Или, может быть, вы предпочли бы, чтобы я имел дело с вашим супругом?

Искренне ваш Джон Робинсон».

Глупо перечитывать одно и то же…

Как будто от этого могло хоть что-то измениться.

Она взяла конверт — два конверта, первый с надписью «Лично» второй — с «Конфиденциально» и «В собственные руки».

«Конфиденциально» и «В собственные руки».

Скотина… Скотина…

И эта лживая старуха, которая клялась: «Все сделано для защиты клиентов в случае моей внезапной кончины…»

Черт бы ее побрал… Жизнь — это ад, ад…

«О, Боже, опять нервы, — подумала Сесили. — Это несправедливо. Это несправедливо…»

Дрожащей рукой она потянулась к флакончику с золотой крышечкой…

«Это успокоит, поможет взять себя в руки…»

Она глубоко втянула ноздрями порошок.

Так. Теперь она в состоянии думать! Что делать? Конечно, принять этого человека. Ну а где она может добыть деньги… разве что рискнуть в заведении на Карлос-стрит…[70]

Но это можно обдумать позже. Сначала — увидеть этого человека — определить, что ему известно.

Она села за письменный стол и накорябала крупными неровными буквами:

«Графиня Хорбери приветствует мистера Джона Робинсона и готова принять его завтра утром в одиннадцать часов…»

— Так годится? — спросил Норман.

У Пуаро был такой испуганный взгляд, что молодой человек покраснел.

— Боже милостивый, — проговорил Пуаро. — Что за комедию вы собираетесь разыгрывать?

Норман Гейл покраснел еще сильнее.

— Вы сказали, что небольшое изменение внешности не повредит, — пробормотал он.

Пуаро вздохнул, взял молодого человека за рукав и подвел к зеркалу.

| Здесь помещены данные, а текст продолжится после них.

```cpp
int scan_bwd_seq_dispatch(const ScanArgs& sa, int io_dtype, int bc_mode, hipStream_t s, const void* dt, const void* wdt,
                          long long dt_bs, long long dt_ts, int dt_rank, bool det) {
  BwdSeqArgs a{};
  a.u = sa.u; a.delta = sa.delta; a.z = sa.z; a.dout = sa.dout;
  a.du = sa.du; a.ddelta = sa.ddelta; a.dz = sa.dz;
  a.A = sa.A; a.D = sa.D; a.delta_bias = sa.delta_bias; a.B = sa.B; a.C = sa.C;
  a.ckpt = sa.x_ckpt;
  a.dA = sa.dA; a.dB = sa.dB; a.dC = sa.dC; a.dD = sa.dD; a.ddelta_bias = sa.ddelta_bias;
  a.batch = sa.batch; a.dim = sa.dim; a.seqlen = sa.seqlen; a.nck = (sa.seqlen + kBsSeg - 1) / kBsSeg;
  a.bc_mode = bc_mode;
  a.z_bs = sa.z_bs; a.dz_bs = sa.dz_bs; a.bc_bs = sa.bc_bs; a.bc_ns = sa.bc_ns; a.bc_ts = sa.bc_ts;
  a.dt = dt; a.wdt = wdt; a.dt_bs = dt_bs; a.dt_ts = dt_ts; a.dt_rank = dt_rank;
  const bool f32 = io_dtype == SIMAMBA_F32;
  if (det) launch_bwd_seq<true>(a, f32, s); else launch_bwd_seq<false>(a, f32, s);
  return static_cast<int>(hipGetLastError());
}

}
```

Measured before the change: 1178 point-clouds/s.

## Use buffer resources for scan backward loads/stores and spread per-lane epilogue work

Replaces raw pointer arithmetic in the sequential backward scan with AMD buffer resource descriptors, using out-of-bounds offsets for masking instead of branches and clamped addresses. The per-step z/du/ddelta writes to LDS are redistributed so every lane in a quad writes one element instead of lane 0 writing all four. The row reduction for the state partial sums is split so pairs of steps are combined in one DPP step and written by all lanes. The dB/dC flush addressing is also simplified. The aim is to cut address VALU work, divergent stores and scalar bookkeeping in the main loop. The cost is extra registers for the resource descriptors and added reliance on hardware out-of-bounds behaviour.

```diff
diff --git a/si_mamba_amd/csrc/mfma_device.h b/si_mamba_amd/csrc/mfma_device.h
--- a/si_mamba_amd/csrc/mfma_device.h
+++ b/si_mamba_amd/csrc/mfma_device.h
@@ -24,6 +24,15 @@
 template <typename V>
 __device__ __forceinline__ void bstore16(V v, rsrc_t r, unsigned voff, unsigned soff) {
   __builtin_amdgcn_raw_buffer_store_b128(__builtin_bit_cast(bvec4_t, v), r, voff, soff, 0);
+}
+using bvec2_t = decltype(__builtin_amdgcn_raw_buffer_load_b64(make_rsrc(nullptr, 0u), 0u, 0u, 0));
+template <typename V>
+__device__ __forceinline__ V bload8(rsrc_t r, unsigned voff, unsigned soff) {
+  return __builtin_bit_cast(V, __builtin_amdgcn_raw_buffer_load_b64(r, voff, soff, 0));
+}
+template <typename V>
+__device__ __forceinline__ void bstore8(V v, rsrc_t r, unsigned voff, unsigned soff) {
+  __builtin_amdgcn_raw_buffer_store_b64(__builtin_bit_cast(bvec2_t, v), r, voff, soff, 0);
 }
 __device__ __forceinline__ void bstore4(float f, rsrc_t r, unsigned voff, unsigned soff) {
   __builtin_amdgcn_raw_buffer_store_b32(__builtin_bit_cast(unsigned, f), r, voff, soff, 0);
diff --git a/si_mamba_amd/csrc/scan_bwd_seq.hip b/si_mamba_amd/csrc/scan_bwd_seq.hip
--- a/si_mamba_amd/csrc/scan_bwd_seq.hip
+++ b/si_mamba_amd/csrc/scan_bwd_seq.hip
@@ -1,8 +1,26 @@
+#include "mfma_device.h"
 #include "scan_host.h"
 #include "scan_seq_common.h"
 #include "scan_xlane.h"
 
 namespace simamba {
+
+template <typename T>
+__device__ __forceinline__ void bload_pack(rsrc_t r, unsigned voff, unsigned soff, float (&v)[4]) {
+  Pack<T, 4> pk;
+  if constexpr (sizeof(T) == 4) pk = __builtin_bit_cast(Pack<T, 4>, bload16<float4>(r, voff, soff));
+  else pk = __builtin_bit_cast(Pack<T, 4>, bload8<uint2>(r, voff, soff));
+#pragma unroll
+  for (int i = 0; i < 4; ++i) v[i] = to_f32<T>(pk.v[i]);
+}
+template <typename T>
+__device__ __forceinline__ void bstore_pack(rsrc_t r, unsigned voff, unsigned soff, const float (&v)[4]) {
+  Pack<T, 4> pk;
+#pragma unroll
+  for (int i = 0; i < 4; ++i) pk.v[i] = from_f32<T>(v[i]);
+  if constexpr (sizeof(T) == 4) bstore16(__builtin_bit_cast(float4, pk), r, voff, soff);
+  else bstore8(__builtin_bit_cast(uint2, pk), r, voff, soff);
+}
 
 #ifndef SIMAMBA_BWDSEQ_OCC
 #define SIMAMBA_BWDSEQ_OCC 3
@@ -33,15 +51,22 @@
   long long bc_bs, bc_ns, bc_ts;
 };
 
-__device__ __forceinline__ float bs_row_finish(float w0, float w1) {
+__device__ __forceinline__ float bs_row_half(float w0, float w1) {
   float d;
   asm("s_nop 1\n\t"
       "v_add_f32_dpp %0, %1, %1 row_ror:8 row_mask:0xf bank_mask:0x3\n\t"
-      "v_add_f32_dpp %0, %2, %2 row_ror:8 row_mask:0xf bank_mask:0xc\n\t"
-      "s_nop 1\n\t"
-      "v_add_f32_dpp %0, %0, %0 row_shr:4 row_mask:0xf bank_mask:0xa"
+      "v_add_f32_dpp %0, %2, %2 row_ror:8 row_mask:0xf bank_mask:0xc"
       : "=&v"(d)
       : "v"(w0), "v"(w1));
+  return d;
+}
+__device__ __forceinline__ float bs_row_pair(float hi, float lo) {
+  float d;
+  asm("s_nop 1\n\t"
+      "v_add_f32_dpp %0, %1, %1 row_shr:4 row_mask:0xf bank_mask:0xa\n\t"
+      "v_add_f32_dpp %0, %2, %2 row_shl:4 row_mask:0xf bank_mask:0x5"
+      : "=&v"(d)
+      : "v"(hi), "v"(lo));
   return d;
 }
 
@@ -93,44 +118,54 @@
   float dDacc = 0.f;
   const int sw = (ch >> 1) & 7;
   const int trow = ch * kSeqTC;
-  const int pf = (r4 >> 1) * 16 + 4 * pq + 2 * (r4 & 1) + (cq >> 1);
-  const float* ckl = p.ckpt + (static_cast<size_t>(b) * p.nck * D + dch) * kMaxState + 4 * pq;
+  const int ppf = (r4 >> 1) * 16 + 4 * pq + 2 * (r4 & 1) + (cq >> 1) + (cq & 1) * kBsPPitch;
+  const rsrc_t rs_ck = make_rsrc(p.ckpt + (static_cast<size_t>(b) * p.nck * D + d0w) * kMaxState,
+                                 (static_cast<unsigned>(p.nck - 1) * D + kBsR) * kMaxState * 4u);
+  const unsigned ck_bs = static_cast<unsigned>(D) * kMaxState * 4u;
   float* tDb = smem + wave * kBsWaveFloats + 4 * kBsTile + kSeqTC;
   if (kDet && lane < kBsR) tDb[lane * kBsPPitch] = 0.f;
 
   constexpr unsigned kEsz = sizeof(T);
-  const unsigned zdelta = (static_cast<unsigned>(b * p.z_bs) - static_cast<unsigned>(b) * D * L) * kEsz;
-  const unsigned dzdelta = (static_cast<unsigned>(b * p.dz_bs) - static_cast<unsigned>(b) * D * L) * kEsz;
-  const T* __restrict__ ug = static_cast<const T*>(p.u);
-  const T* __restrict__ dg = static_cast<const T*>(p.delta);
-  const T* __restrict__ zg = static_cast<const T*>(p.z);
-  const T* __restrict__ gg = static_cast<const T*>(p.dout);
-  T* __restrict__ dug = static_cast<T*>(p.du);
-  T* __restrict__ ddg = static_cast<T*>(p.ddelta);
-  T* __restrict__ dzg = static_cast<T*>(p.dz);
+  const unsigned rowb = static_cast<unsigned>(L) * kEsz;
+  const size_t w0 = (static_cast<size_t>(b) * D + d0w) * L;
+  const size_t d0L = static_cast<size_t>(d0w) * L;
+  const rsrc_t rs_u = make_rsrc(static_cast<const T*>(p.u) + w0, kBsR * rowb);
+  const rsrc_t rs_d = make_rsrc(kDt ? nullptr : static_cast<const T*>(p.delta) + w0, kDt ? 0u : kBsR * rowb);
+  const rsrc_t rs_g = make_rsrc(static_cast<const T*>(p.dout) + w0, kBsR * rowb);
+  const rsrc_t rs_z = make_rsrc(kHasZ ? static_cast<const T*>(p.z) + b * p.z_bs + d0L : nullptr, kHasZ ? kBsR * rowb : 0u);
+  const rsrc_t rs_du = make_rsrc(static_cast<T*>(p.du) + w0, kBsR * rowb);
+  const rsrc_t rs_dd = make_rsrc(static_cast<T*>(p.ddelta) + w0, kBsR * rowb);
+  const rsrc_t rs_dz = make_rsrc(kHasZ ? static_cast<T*>(p.dz) + b * p.dz_bs + d0L : nullptr, kHasZ ? kBsR * rowb : 0u);
   auto lane_now = [&]() -> int {
-    int l = __builtin_amdgcn_mbcnt_hi(~0u, __builtin_amdgcn_mbcnt_lo(~0u, 0u));
-    asm volatile("" : "+v"(l));
-    return l;
-  };
-  auto row_off = [&](int l, int j) -> unsigned {
-    return ((static_cast<unsigned>(b) * D + d0w + (l >> 3) + 8 * j) * L + 4 * (l & 7)) * kEsz;
+    unsigned z = 0u;
+    asm volatile("" : "+v"(z));
+    return static_cast<int>(__builtin_amdgcn_mbcnt_hi(~0u, __builtin_amdgcn_mbcnt_lo(~0u, z)));
+  };
+  auto pack_off = [&](int l, int t0) -> unsigned {
+    const unsigned q = static_cast<unsigned>(l & 7);
+    const unsigned o = static_cast<unsigned>(l >> 3) * rowb + q * (4u * kEsz);
+    return t0 + 4 * static_cast<int>(q) < L ? o : kOob;
   };
 
   const bool tok = p.bc_mode == 2;
-  const T* __restrict__ Bgp = static_cast<const T*>(p.B) + static_cast<long long>(b) * p.bc_bs;
-  const T* __restrict__ Cgp = static_cast<const T*>(p.C) + static_cast<long long>(b) * p.bc_bs;
+  const unsigned bc_bytes =
+      static_cast<unsigned>((kMaxState - 1) * static_cast<int>(p.bc_ns) + (L - 1) * static_cast<int>(p.bc_ts) + 1) * kEsz;
+  const rsrc_t rs_B = make_rsrc(static_cast<const T*>(p.B) + static_cast<long long>(b) * p.bc_bs, bc_bytes);
+  const rsrc_t rs_C = make_rsrc(static_cast<const T*>(p.C) + static_cast<long long>(b) * p.bc_bs, bc_bytes);
   float bcv[4];
   auto issue_bc = [&](int t0, int tv) {
     const bool isC = tok ? (tv & 4) != 0 : (tv >> 7) != 0;
     const int bc_n = tok ? 4 * (tv & 3) : ((tv >> 3) & 15);
     const int bc_tl = tok ? (tv >> 3) : 4 * (tv & 7);
-    const int t = (t0 + bc_tl < L) ? t0 + bc_tl : 0;
-    const unsigned o = static_cast<unsigned>(bc_n * static_cast<int>(p.bc_ns) + t * static_cast<int>(p.bc_ts)) * kEsz;
+    const bool in = t0 + bc_tl < L;
+    const unsigned o = static_cast<unsigned>(bc_n * static_cast<int>(p.bc_ns) + bc_tl * static_cast<int>(p.bc_ts)) * kEsz;
+    const unsigned so = static_cast<unsigned>(t0 * static_cast<int>(p.bc_ts)) * kEsz;
     float vb[4], vc[4];
-    if (isC) load4<T>(Cgp, o, vc); else load4<T>(Bgp, o, vb);
-#pragma unroll
-    for (int k = 0; k < 4; ++k) bcv[k] = isC ? vc[k] : vb[k];
+    bload_pack<T>(rs_B, (in && !isC) ? o : kOob, so, vb);
+    bload_pack<T>(rs_C, (in && isC) ? o : kOob, so, vc);
+#pragma unroll
+    for (int k = 0; k < 4; ++k)
+      bcv[k] = __builtin_bit_cast(float, __builtin_bit_cast(unsigned, vb[k]) | __builtin_bit_cast(unsigned, vc[k]));
   };
   auto stage_bc = [&](int tv) {
     if (tok) {
@@ -184,20 +219,18 @@
   };
   auto load_state = [&](int ts) {
     float4 h4 = make_float4(0.f, 0.f, 0.f, 0.f);
-    if (ts > 0 && ts < L) h4 = *reinterpret_cast<const float4*>(ckl + static_cast<size_t>(ts / kBsSeg - 1) * D * kMaxState);
+    if (ts > 0 && ts < L) h4 = bload16<float4>(rs_ck, 16u * lane_now(), (ts / kBsSeg - 1) * ck_bs);
     hsn[0] = h4.x; hsn[1] = h4.y; hsn[2] = h4.z; hsn[3] = h4.w;
   };
   auto issue_loads = [&](int t0, int l) {
-    const int qv = l & 7;
-    const bool in = t0 + 4 * qv < L;
-    const unsigned to = in ? t0 * kEsz : 0u - 4u * qv * kEsz;
+    const unsigned vo = pack_off(l, t0);
 #pragma unroll
     for (int j = 0; j < 2; ++j) {
-      const unsigned ro = row_off(l, j) + to;
-      if (!kDt) load4<T>(dg, ro, dv[j]);
-      load4<T>(ug, ro, uv[j]);
-      load4<T>(gg, ro, gv[j]);
-      if (kHasZ) load4<T>(zg, ro + zdelta, zv[j]);
+      const unsigned so = static_cast<unsigned>(t0) * kEsz + j * (8u * rowb);
+      if (!kDt) bload_pack<T>(rs_d, vo, so, dv[j]);
+      bload_pack<T>(rs_u, vo, so, uv[j]);
+      bload_pack<T>(rs_g, vo, so, gv[j]);
+      if (kHasZ) bload_pack<T>(rs_z, vo, so, zv[j]);
       if (!kDt) biasA[j] = p.delta_bias ? p.delta_bias[d0w + (l >> 3) + 8 * j] : 0.f;
     }
     if (kDt) form_delta(t0, l);
@@ -268,7 +301,7 @@
       float H[kBsSeg][4];
       {
         float h[4] = {hsn[0], hsn[1], hsn[2], hsn[3]};
-        float d4[4], u4[4], z4[4];
+        float d4[4], u4[4], yk = 0.f, zo = 0.f, uo = 0.f;
 #ifndef SIMAMBA_BWDSEQ_NOPREFETCH
         float4 b4n = *reinterpret_cast<const float4*>(bcp);
         float4 c4n = *reinterpret_cast<const float4*>(bcp + 16);
@@ -281,11 +314,8 @@
             const float4 uu = *reinterpret_cast<const float4*>(tU + o);
             d4[0] = dd.x; d4[1] = dd.y; d4[2] = dd.z; d4[3] = dd.w;
             u4[0] = uu.x; u4[1] = uu.y; u4[2] = uu.z; u4[3] = uu.w;
-            if (kHasZ) {
-              const float4 zz = *reinterpret_cast<const float4*>(tZ + o);
-              z4[0] = zz.x; z4[1] = zz.y; z4[2] = zz.z; z4[3] = zz.w;
-            }
-          }
+          }
+          if (kHasZ && (i & 3) == 2) { zo = tZ[o + pq]; uo = tU[o + pq]; }
 #ifndef SIMAMBA_BWDSEQ_NOPREFETCH
           const float vB[4] = {b4n.x, b4n.y, b4n.z, b4n.w};
           const float vC[4] = {c4n.x, c4n.y, c4n.z, c4n.w};
@@ -313,15 +343,15 @@
           }
           if (kHasZ) {
             bs_quad_sum1(y);
-            const float dzv = z4[i & 3] * fmaf(Dfull, uu, y);
-            if (pq == 0) tZ[o + (i & 3)] = dzv;
+            yk = ((i & 3) == 0 || pq == (i & 3)) ? y : yk;
+            if ((i & 3) == 3) tZ[o + pq] = zo * fmaf(Dfull, uo, yk);
           }
           __builtin_amdgcn_sched_barrier(0);
         }
       }
 
       {
-        float d4[4], u4[4], y4[4];
+        float d4[4], u4[4], y4[4], xk = 0.f, ak = 0.f, sk = 0.f, dlo = 0.f, uo = 0.f, dyo = 0.f;
         float hin[4] = {0.f, 0.f, 0.f, 0.f};
 #ifndef SIMAMBA_BWDSEQ_NOPREFETCH
         float4 b4n = *reinterpret_cast<const float4*>(bcp + (kBsSeg - 1) * 32);
@@ -338,9 +368,10 @@
             u4[0] = uu.x; u4[1] = uu.y; u4[2] = uu.z; u4[3] = uu.w;
             y4[0] = yy.x; y4[1] = yy.y; y4[2] = yy.z; y4[3] = yy.w;
           }
+          if ((i & 3) == 1) { dlo = tD[o + pq]; uo = tU[o + pq]; dyo = tY[o + pq]; }
           if (i == kBsSeg / 2 - 1) load_state(ts - kBsSeg);
           if (i == 1 && ts > 0) {
-            const float4 h4 = *reinterpret_cast<const float4*>(ckl + static_cast<size_t>(ts / kBsSeg - 1) * D * kMaxState);
+            const float4 h4 = bload16<float4>(rs_ck, 16u * lane_now(), (ts / kBsSeg - 1) * ck_bs);
             hin[0] = h4.x; hin[1] = h4.y; hin[2] = h4.z; hin[3] = h4.w;
           }
 #ifndef SIMAMBA_BWDSEQ_NOPREFETCH
@@ -375,21 +406,22 @@
             red[4 + j] = dy * H[i][j];
           }
           bs_quad_sum2(dxs, dda);
-          const float duv = fmaf(dl, dxs, Dfull * dy);
-          const float t2v = fmaf(uu, dxs, kLn2 * dda);
           dDacc = fmaf(dy, uu, dDacc);
-          if (pq == 0) {
-            tU[o + (i & 3)] = duv;
-            tY[o + (i & 3)] = t2v;
+          xk = ((i & 3) == 3 || pq == (i & 3)) ? dxs : xk;
+          ak = ((i & 3) == 3 || pq == (i & 3)) ? dda : ak;
+          if ((i & 3) == 0) {
+            tU[o + pq] = fmaf(dlo, xk, Dfull * dyo);
+            tY[o + pq] = fmaf(uo, xk, kLn2 * ak);
           }
 #ifdef SIMAMBA_BWDSEQ_NORED
           const float s = red[0] + red[1] + red[2] + red[3] + red[4] + red[5] + red[6] + red[7];
 #else
           swap32_stage<4>(red, red + 4);
           swap16_stage<2>(red, red + 2);
-          const float s = bs_row_finish(red[0], red[1]);
-#endif
-          if ((cq & 1) == 1) tP[(kBsSeg * seg + i) * kBsPPitch + pf] = s;
+          const float s = bs_row_half(red[0], red[1]);
+#endif
+          if (i & 1) sk = s;
+          else tP[(kBsSeg * seg + i) * kBsPPitch + ppf] = bs_row_pair(sk, s);
           __builtin_amdgcn_sched_barrier(0);
         }
       }
@@ -399,7 +431,7 @@
 
     {
       const int l = lane_now();
-      const bool in_seq = t0 + 4 * (l & 7) < L;
+      const unsigned vo = pack_off(l, t0);
 #pragma unroll
       for (int j = 0; j < 2; ++j) {
         const int to_ = tile_off((l >> 3) + 8 * j, l & 7);
@@ -415,15 +447,13 @@
           dd[i] = t2[i] * softplus_grad_from_sp(dl[i]);
           dsum += dd[i];
         }
-        const unsigned ro = row_off(l, j) + t0 * kEsz;
-        if (in_seq) {
-          store4<T>(dug, ro, duv);
-          store4<T>(ddg, ro, dd);
-          if (kHasZ) {
-            const float4 z4 = *reinterpret_cast<const float4*>(tZ + to_);
-            const float dzv[4] = {z4.x, z4.y, z4.z, z4.w};
-            store4<T>(dzg, ro + dzdelta, dzv);
-          }
+        const unsigned so = static_cast<unsigned>(t0) * kEsz + j * (8u * rowb);
+        bstore_pack<T>(rs_du, vo, so, duv);
+        bstore_pack<T>(rs_dd, vo, so, dd);
+        if (kHasZ) {
+          const float4 z4 = *reinterpret_cast<const float4*>(tZ + to_);
+          const float dzv[4] = {z4.x, z4.y, z4.z, z4.w};
+          bstore_pack<T>(rs_dz, vo, so, dzv);
         }
         if (p.ddelta_bias) {
           dsum += dpp<DPP_QUAD_XOR1>(0.f, dsum);
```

— Поглядите на себя! — сказал он. — Единственно, о чем вас прошу: посмотрите на себя! За кого вы себя хотите выдать? За Санта-Клауса, который забавляет детей? Согласен, борода у вас не белая: нет, она черная, как у всех злодеев. Но что это за борода — она вопиет к Небесам! Дешевая борода, друг мой, и приклеена кое-как, по-дилетантски! Затем брови. У вас что, пристрастие к заемным волосам? Запах спиртового клея слышен за несколько ярдов; и если вы думаете, что никто не заметит зуба, залепленного пластырем, то вы заблуждаетесь. Друг мой, это не ваше metier[71], решительно нет — актер из вас никудышный.

— Одно время я довольно часто выступал в любительских спектаклях, — упорствовал Норман Гейл.

— Неужели? По крайней мере, вам наверняка не разрешали гримироваться самому. Даже при свете рампы ваша внешность выглядела бы крайне неубедительно. На Гровенор-сквер, при дневном-то свете… — Пуаро закончил фразу выразительным пожатием плеч. — Нет, mon ami, — продолжал он. — Вы шантажист, а не комедиант. Я хочу, чтобы при виде вас ее светлость испугалась, а не расхохоталась. Я вижу, что мои слова причиняют вам боль. К сожалению, я вынужден сказать все как есть. Возьмите это и это. — Он вручил ему несколько баночек. — Ступайте в ванну, и как это у вас в таких случаях говорят? Перестаньте валять дурака.

Раздавленный Норман Гейл повиновался. Когда через четверть часа он вернулся, лицо его было ярко-кирпичного цвета. Пуаро одобрительно кивнул.

— Tres bien[72]. Фарс окончен. Начинается серьезное дело. Вам пойдут маленькие усики. С вашего позволения, я приклею их сам. Вот. А теперь мы причешем вас по-другому — так. Этого вполне достаточно. Теперь я должен убедиться, что вы выучили текст.

Он внимательно выслушал Нормана и кивнул.

— Это хорошо. Итак, en avanr[73] — и желаю успеха.

— Я сам желаю. Не хотелось бы встретить разъяренного мужа и парочку полицейских.

Пуаро заверил его, что ничего такого не предвидится.

— Не волнуйтесь. Все будет прекрасно.

— Вашими бы устами… — пробормотал не успокоенный Норман.

В отвратительном настроении он отправился выполнять свою не менее отвратительную миссию.

На Гровенор-сквер его провели в небольшую комнату в бельэтаже. Через минуту-две появилась леди Хорбери.

Норман взял себя в руки. Он не должен, решительно не должен показать себя новичком в этом деле.

— Мистер Робинсон? — спросила Сесили.

— К вашим услугам. — Норман поклонился. «Черт возьми, я веду себя как приказчик, — с отвращением подумал он. — Какая-то жуть».

— Я получила ваше письмо, — сказала Сесили.

Норман собрался с духом. «Пусть старый болван не воображает, что я не могу играть», — сказал он себе, мысленно ухмыльнувшись. Вслух же он произнес достаточно нахально:

— Вот и хорошо — ну так что, леди Хорбери?


— Я не понимаю, что вы хотите сказать.